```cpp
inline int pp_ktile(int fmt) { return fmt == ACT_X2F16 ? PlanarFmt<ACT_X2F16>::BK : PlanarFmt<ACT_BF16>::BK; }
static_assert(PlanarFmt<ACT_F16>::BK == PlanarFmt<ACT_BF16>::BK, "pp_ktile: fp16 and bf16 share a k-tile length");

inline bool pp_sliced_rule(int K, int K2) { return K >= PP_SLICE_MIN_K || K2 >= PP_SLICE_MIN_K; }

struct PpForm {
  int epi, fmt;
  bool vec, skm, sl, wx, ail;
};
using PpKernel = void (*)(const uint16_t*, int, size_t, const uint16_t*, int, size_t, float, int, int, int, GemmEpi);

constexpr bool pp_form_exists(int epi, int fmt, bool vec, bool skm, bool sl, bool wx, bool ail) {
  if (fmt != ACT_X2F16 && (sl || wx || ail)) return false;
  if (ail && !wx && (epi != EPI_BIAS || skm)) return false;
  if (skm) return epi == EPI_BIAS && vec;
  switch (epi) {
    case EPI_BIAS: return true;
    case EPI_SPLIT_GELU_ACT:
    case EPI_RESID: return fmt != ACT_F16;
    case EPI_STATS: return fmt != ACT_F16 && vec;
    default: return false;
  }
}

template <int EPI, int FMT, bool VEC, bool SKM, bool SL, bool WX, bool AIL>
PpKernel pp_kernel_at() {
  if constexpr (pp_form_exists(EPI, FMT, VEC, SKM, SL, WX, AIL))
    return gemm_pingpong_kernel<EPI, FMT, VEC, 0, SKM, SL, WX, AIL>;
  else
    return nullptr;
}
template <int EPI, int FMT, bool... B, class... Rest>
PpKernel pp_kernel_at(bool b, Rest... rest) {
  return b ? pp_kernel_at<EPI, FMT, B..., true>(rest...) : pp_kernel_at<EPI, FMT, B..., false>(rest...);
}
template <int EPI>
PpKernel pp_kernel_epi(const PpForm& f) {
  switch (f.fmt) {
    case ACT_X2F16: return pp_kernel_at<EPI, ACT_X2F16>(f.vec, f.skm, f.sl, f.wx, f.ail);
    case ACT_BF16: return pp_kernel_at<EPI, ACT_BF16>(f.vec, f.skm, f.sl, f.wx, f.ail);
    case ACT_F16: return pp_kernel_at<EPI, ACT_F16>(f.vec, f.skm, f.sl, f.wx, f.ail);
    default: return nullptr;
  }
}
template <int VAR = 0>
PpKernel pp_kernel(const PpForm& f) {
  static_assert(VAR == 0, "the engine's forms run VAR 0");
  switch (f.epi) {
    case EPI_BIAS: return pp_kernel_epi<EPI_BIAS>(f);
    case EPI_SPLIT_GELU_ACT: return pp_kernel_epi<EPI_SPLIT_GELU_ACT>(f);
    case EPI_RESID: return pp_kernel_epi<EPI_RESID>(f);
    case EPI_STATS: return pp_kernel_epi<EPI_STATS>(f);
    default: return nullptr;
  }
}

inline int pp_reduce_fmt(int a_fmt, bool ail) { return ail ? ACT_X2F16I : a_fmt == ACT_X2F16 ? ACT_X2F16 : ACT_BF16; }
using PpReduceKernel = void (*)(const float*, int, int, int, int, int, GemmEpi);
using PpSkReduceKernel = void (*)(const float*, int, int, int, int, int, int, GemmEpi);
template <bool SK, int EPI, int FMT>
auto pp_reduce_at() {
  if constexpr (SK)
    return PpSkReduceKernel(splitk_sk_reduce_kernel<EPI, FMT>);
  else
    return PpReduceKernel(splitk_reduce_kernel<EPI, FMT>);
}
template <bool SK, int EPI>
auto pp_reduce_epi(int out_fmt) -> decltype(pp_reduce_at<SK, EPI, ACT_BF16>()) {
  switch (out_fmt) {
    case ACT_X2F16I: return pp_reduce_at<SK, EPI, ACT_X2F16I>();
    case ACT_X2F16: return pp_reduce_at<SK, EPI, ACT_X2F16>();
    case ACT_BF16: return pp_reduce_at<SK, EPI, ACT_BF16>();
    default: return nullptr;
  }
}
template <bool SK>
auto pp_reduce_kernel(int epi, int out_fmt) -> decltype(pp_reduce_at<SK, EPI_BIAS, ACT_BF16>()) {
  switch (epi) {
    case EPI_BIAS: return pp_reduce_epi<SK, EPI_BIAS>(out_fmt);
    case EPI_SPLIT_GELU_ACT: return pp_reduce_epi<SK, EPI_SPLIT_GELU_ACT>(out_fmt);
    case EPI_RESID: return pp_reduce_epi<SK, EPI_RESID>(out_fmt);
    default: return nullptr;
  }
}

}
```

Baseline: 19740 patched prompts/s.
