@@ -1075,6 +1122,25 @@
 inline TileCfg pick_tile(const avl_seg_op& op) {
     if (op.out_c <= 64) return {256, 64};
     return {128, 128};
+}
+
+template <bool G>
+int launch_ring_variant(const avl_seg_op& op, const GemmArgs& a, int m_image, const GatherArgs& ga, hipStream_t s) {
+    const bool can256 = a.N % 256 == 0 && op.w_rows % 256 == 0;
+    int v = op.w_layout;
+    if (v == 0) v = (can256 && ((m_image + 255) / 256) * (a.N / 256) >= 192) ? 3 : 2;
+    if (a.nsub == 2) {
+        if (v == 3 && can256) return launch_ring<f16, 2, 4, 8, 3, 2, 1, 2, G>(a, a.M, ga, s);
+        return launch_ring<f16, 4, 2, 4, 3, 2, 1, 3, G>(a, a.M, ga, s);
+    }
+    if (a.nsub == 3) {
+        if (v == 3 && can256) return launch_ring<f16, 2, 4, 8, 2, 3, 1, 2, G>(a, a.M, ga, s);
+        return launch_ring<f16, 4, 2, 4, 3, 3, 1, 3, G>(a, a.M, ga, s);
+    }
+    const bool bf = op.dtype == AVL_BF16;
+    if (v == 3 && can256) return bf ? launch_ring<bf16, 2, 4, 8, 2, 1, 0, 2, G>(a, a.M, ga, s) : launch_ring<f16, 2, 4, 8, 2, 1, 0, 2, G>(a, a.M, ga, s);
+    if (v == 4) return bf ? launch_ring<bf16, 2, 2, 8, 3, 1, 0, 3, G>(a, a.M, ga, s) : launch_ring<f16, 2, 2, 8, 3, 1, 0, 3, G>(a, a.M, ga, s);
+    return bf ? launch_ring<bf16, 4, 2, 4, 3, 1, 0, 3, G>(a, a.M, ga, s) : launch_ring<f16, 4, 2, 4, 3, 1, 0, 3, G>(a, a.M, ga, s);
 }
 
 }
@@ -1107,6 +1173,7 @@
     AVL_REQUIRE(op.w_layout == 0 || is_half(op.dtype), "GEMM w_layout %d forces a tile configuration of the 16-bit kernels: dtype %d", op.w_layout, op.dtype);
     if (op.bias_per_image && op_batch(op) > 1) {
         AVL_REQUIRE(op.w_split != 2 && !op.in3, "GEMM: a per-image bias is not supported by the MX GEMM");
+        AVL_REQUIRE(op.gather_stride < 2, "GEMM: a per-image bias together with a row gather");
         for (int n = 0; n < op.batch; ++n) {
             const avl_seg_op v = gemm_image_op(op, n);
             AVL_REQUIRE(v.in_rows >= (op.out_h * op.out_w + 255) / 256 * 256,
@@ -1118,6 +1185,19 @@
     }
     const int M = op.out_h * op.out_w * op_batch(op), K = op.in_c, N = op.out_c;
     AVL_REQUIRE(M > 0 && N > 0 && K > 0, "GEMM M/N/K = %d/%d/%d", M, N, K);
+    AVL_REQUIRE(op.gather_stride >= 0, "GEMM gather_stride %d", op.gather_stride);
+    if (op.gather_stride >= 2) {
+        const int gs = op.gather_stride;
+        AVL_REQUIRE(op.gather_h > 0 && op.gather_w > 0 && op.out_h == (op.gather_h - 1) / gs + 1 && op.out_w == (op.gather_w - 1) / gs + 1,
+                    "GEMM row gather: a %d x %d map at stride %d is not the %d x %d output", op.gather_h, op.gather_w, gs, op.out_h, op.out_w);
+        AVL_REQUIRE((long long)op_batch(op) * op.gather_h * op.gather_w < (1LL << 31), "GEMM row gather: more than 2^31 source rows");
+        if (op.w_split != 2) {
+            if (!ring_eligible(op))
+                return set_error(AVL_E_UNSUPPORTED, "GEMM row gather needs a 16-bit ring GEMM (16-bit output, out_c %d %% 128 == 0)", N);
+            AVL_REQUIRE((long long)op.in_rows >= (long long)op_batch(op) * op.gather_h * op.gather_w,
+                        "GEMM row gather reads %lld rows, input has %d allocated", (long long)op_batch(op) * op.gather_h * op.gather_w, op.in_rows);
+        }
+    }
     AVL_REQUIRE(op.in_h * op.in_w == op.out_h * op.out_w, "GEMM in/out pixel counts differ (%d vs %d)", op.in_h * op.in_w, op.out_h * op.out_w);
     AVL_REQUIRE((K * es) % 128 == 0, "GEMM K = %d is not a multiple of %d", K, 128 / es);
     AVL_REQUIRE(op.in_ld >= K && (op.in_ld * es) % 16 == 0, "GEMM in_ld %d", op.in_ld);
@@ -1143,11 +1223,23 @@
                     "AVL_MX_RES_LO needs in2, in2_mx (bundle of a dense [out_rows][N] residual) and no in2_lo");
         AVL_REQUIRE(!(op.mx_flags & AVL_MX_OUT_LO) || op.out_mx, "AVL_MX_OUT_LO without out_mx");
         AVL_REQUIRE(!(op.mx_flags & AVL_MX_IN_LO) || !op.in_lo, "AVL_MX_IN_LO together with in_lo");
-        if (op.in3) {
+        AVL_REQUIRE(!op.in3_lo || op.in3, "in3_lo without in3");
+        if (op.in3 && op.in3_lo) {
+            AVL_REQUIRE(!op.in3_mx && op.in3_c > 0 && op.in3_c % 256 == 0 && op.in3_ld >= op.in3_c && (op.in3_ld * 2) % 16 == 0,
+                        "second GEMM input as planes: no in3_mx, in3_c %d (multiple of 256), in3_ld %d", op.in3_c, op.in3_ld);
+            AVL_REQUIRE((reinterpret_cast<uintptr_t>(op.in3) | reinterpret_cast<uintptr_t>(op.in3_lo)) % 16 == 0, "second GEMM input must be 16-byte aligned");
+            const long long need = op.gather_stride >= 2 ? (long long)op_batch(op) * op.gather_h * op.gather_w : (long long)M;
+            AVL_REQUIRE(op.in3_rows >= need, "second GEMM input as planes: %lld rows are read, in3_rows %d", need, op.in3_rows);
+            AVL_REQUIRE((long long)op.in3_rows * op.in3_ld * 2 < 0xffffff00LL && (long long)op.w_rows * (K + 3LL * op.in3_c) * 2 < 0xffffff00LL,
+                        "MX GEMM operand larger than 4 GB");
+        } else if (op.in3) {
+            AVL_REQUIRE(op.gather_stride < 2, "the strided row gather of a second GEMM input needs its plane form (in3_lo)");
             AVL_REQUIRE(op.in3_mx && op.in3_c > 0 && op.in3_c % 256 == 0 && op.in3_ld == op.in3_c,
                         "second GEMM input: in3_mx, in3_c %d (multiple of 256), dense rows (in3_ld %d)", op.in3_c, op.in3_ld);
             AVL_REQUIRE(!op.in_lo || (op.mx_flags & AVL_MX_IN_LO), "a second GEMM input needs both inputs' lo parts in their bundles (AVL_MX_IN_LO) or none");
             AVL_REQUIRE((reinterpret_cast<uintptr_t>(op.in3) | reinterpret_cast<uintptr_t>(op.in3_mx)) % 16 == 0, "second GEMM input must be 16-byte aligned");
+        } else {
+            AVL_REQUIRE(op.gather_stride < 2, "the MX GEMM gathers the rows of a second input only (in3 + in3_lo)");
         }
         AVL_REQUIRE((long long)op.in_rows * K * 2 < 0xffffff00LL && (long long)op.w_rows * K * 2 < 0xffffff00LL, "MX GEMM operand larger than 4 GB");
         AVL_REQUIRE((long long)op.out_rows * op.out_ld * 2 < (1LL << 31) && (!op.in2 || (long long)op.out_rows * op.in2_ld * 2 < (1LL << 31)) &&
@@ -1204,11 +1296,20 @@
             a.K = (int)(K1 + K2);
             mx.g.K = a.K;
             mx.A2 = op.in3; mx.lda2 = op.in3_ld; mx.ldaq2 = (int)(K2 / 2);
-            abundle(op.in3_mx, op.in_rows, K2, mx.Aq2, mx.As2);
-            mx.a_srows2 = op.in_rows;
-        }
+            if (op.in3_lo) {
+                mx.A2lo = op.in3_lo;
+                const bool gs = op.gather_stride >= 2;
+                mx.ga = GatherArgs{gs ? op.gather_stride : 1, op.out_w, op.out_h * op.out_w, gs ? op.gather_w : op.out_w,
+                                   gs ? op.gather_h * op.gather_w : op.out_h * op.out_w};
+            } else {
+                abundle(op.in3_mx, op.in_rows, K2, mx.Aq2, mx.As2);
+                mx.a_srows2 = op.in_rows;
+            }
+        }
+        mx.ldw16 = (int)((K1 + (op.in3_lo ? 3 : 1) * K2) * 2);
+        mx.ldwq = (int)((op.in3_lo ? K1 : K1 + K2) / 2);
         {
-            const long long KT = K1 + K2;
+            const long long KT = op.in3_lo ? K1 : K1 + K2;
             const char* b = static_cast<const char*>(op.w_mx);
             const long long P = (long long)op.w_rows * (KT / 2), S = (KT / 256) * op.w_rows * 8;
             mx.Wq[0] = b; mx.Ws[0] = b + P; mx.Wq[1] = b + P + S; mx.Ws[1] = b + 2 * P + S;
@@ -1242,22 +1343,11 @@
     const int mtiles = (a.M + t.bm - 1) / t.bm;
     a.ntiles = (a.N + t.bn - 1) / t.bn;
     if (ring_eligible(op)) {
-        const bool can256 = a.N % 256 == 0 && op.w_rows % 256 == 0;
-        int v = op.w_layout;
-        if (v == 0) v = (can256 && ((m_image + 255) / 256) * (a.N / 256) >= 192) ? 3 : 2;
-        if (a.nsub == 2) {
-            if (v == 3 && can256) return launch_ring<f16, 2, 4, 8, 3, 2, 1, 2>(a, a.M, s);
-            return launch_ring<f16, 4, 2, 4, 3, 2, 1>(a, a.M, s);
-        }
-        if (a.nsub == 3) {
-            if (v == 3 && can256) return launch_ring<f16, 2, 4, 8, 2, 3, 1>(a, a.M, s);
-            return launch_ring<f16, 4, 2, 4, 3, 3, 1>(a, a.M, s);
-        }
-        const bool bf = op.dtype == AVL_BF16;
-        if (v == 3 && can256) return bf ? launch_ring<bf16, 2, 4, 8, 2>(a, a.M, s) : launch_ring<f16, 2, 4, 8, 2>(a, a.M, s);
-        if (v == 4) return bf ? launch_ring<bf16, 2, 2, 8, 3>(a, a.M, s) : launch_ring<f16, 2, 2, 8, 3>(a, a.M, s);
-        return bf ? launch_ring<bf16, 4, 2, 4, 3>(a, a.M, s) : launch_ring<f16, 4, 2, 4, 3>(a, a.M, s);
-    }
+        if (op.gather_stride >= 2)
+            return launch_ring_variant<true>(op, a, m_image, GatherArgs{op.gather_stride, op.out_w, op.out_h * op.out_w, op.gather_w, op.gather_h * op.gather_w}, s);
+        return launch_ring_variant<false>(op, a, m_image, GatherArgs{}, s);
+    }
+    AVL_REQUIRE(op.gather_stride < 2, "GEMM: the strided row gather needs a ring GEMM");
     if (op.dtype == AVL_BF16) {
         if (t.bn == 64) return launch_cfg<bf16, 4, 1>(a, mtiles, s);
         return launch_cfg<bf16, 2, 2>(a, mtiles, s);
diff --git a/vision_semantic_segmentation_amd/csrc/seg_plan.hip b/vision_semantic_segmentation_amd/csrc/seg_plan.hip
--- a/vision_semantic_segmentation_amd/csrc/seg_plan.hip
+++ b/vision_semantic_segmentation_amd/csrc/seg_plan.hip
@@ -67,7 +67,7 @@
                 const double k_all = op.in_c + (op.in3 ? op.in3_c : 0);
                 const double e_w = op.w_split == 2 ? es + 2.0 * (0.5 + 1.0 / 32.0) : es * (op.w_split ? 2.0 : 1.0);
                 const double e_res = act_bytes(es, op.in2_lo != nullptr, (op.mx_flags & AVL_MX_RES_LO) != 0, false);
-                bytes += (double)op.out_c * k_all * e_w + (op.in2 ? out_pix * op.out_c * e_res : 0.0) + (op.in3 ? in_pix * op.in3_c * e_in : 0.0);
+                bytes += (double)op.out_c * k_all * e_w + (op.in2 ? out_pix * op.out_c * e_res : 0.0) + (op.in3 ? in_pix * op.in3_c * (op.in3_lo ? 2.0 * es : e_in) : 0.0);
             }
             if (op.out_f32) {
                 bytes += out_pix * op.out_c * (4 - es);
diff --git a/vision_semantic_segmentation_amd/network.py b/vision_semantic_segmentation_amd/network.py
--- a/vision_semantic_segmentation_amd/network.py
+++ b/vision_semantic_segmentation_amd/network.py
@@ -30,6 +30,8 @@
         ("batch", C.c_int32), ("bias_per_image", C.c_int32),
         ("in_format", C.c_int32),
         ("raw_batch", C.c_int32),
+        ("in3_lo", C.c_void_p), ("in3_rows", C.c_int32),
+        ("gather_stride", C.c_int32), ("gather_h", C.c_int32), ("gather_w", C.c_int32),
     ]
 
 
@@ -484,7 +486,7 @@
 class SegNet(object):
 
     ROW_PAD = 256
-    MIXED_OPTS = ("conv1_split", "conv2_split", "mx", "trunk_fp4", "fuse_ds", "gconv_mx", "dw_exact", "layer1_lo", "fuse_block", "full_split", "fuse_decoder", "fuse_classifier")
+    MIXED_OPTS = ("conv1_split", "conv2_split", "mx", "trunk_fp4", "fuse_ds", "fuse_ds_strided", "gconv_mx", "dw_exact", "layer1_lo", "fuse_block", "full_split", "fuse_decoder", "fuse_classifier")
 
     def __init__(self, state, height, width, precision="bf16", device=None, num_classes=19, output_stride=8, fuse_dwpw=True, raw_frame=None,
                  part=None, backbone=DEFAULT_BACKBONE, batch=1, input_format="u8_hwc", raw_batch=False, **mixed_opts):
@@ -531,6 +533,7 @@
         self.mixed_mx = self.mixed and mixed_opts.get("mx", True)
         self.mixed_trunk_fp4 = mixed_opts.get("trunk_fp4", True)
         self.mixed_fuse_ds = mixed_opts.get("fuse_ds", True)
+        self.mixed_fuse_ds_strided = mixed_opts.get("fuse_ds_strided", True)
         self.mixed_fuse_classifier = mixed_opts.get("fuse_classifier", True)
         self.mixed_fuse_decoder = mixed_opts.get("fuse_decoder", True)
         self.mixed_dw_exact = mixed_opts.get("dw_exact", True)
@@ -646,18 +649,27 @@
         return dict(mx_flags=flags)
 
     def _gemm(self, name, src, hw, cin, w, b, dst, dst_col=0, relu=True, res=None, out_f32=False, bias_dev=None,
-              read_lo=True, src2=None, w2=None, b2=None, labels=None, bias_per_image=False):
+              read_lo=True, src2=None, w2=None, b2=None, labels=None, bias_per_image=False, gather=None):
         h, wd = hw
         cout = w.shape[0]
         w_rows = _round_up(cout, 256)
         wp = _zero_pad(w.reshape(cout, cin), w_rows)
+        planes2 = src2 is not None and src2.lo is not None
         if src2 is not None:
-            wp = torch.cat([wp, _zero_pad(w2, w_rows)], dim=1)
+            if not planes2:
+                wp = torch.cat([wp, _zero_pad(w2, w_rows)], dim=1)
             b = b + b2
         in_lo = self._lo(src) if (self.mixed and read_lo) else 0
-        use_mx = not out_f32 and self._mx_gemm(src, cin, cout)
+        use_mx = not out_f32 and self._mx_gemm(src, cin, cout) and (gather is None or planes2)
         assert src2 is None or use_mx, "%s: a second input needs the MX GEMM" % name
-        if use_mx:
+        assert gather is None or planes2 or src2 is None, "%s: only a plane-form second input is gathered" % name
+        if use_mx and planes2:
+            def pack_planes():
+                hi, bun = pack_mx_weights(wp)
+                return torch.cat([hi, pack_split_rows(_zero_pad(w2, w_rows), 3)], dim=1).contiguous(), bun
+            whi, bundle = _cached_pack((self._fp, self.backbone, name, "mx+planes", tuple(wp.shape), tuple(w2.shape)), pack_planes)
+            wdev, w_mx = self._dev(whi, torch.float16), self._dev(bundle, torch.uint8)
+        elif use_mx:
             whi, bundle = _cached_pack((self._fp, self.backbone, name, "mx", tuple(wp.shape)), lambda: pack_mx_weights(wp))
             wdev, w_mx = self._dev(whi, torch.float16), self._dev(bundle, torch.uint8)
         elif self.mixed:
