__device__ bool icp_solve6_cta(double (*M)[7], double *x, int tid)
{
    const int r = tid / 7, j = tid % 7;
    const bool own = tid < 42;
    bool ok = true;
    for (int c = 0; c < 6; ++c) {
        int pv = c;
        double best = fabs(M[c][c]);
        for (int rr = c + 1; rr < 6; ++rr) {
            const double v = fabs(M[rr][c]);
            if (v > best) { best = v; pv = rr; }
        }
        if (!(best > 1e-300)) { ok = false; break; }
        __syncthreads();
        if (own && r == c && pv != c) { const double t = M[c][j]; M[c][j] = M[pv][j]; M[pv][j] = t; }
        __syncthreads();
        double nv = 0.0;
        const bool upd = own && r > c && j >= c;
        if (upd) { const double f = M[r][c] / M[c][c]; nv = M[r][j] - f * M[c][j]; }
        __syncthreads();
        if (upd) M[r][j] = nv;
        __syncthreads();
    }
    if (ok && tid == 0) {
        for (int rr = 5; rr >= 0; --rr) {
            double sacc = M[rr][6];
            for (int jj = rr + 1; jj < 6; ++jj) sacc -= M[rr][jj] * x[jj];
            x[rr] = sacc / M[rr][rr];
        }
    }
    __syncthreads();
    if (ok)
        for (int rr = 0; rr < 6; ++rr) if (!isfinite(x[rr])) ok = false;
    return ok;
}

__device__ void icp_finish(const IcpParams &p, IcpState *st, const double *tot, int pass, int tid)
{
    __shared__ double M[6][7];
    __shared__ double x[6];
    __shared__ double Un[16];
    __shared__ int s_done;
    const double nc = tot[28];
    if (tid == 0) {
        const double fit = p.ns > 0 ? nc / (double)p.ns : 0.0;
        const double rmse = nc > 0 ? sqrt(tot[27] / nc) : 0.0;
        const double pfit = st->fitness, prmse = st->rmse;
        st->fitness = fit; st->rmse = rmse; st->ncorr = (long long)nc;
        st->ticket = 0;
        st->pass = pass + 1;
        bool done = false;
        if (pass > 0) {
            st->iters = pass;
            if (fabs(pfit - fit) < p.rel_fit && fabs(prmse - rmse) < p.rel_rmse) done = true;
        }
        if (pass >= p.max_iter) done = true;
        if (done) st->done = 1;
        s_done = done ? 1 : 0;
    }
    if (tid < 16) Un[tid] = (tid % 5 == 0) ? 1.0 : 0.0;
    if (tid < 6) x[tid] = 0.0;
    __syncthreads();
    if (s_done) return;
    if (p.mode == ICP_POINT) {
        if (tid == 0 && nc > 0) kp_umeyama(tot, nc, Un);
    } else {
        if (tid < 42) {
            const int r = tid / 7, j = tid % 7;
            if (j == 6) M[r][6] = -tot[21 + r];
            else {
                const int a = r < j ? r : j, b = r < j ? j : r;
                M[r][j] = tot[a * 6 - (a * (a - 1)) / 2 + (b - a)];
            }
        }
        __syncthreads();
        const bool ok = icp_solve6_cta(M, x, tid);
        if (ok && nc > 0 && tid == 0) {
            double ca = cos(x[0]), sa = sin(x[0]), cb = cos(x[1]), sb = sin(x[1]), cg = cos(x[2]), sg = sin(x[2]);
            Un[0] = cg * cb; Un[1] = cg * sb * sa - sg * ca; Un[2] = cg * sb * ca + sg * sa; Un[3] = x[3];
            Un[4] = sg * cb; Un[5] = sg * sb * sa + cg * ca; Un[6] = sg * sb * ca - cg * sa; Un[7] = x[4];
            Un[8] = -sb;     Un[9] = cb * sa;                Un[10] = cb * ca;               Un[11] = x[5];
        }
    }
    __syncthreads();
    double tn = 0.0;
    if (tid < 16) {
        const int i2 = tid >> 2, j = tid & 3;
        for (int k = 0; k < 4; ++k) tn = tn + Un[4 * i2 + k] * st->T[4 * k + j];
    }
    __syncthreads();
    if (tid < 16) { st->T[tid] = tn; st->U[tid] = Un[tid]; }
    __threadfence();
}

○ ○ ○ ○

### Task to complete
Above are the entries; copy out every line among them that contains the word "abundle".

### Task output
-            abundle(op.in3_mx, op.in_rows, K2, mx.Aq2, mx.As2);
+                abundle(op.in3_mx, op.in_rows, K2, mx.Aq2, mx.As2);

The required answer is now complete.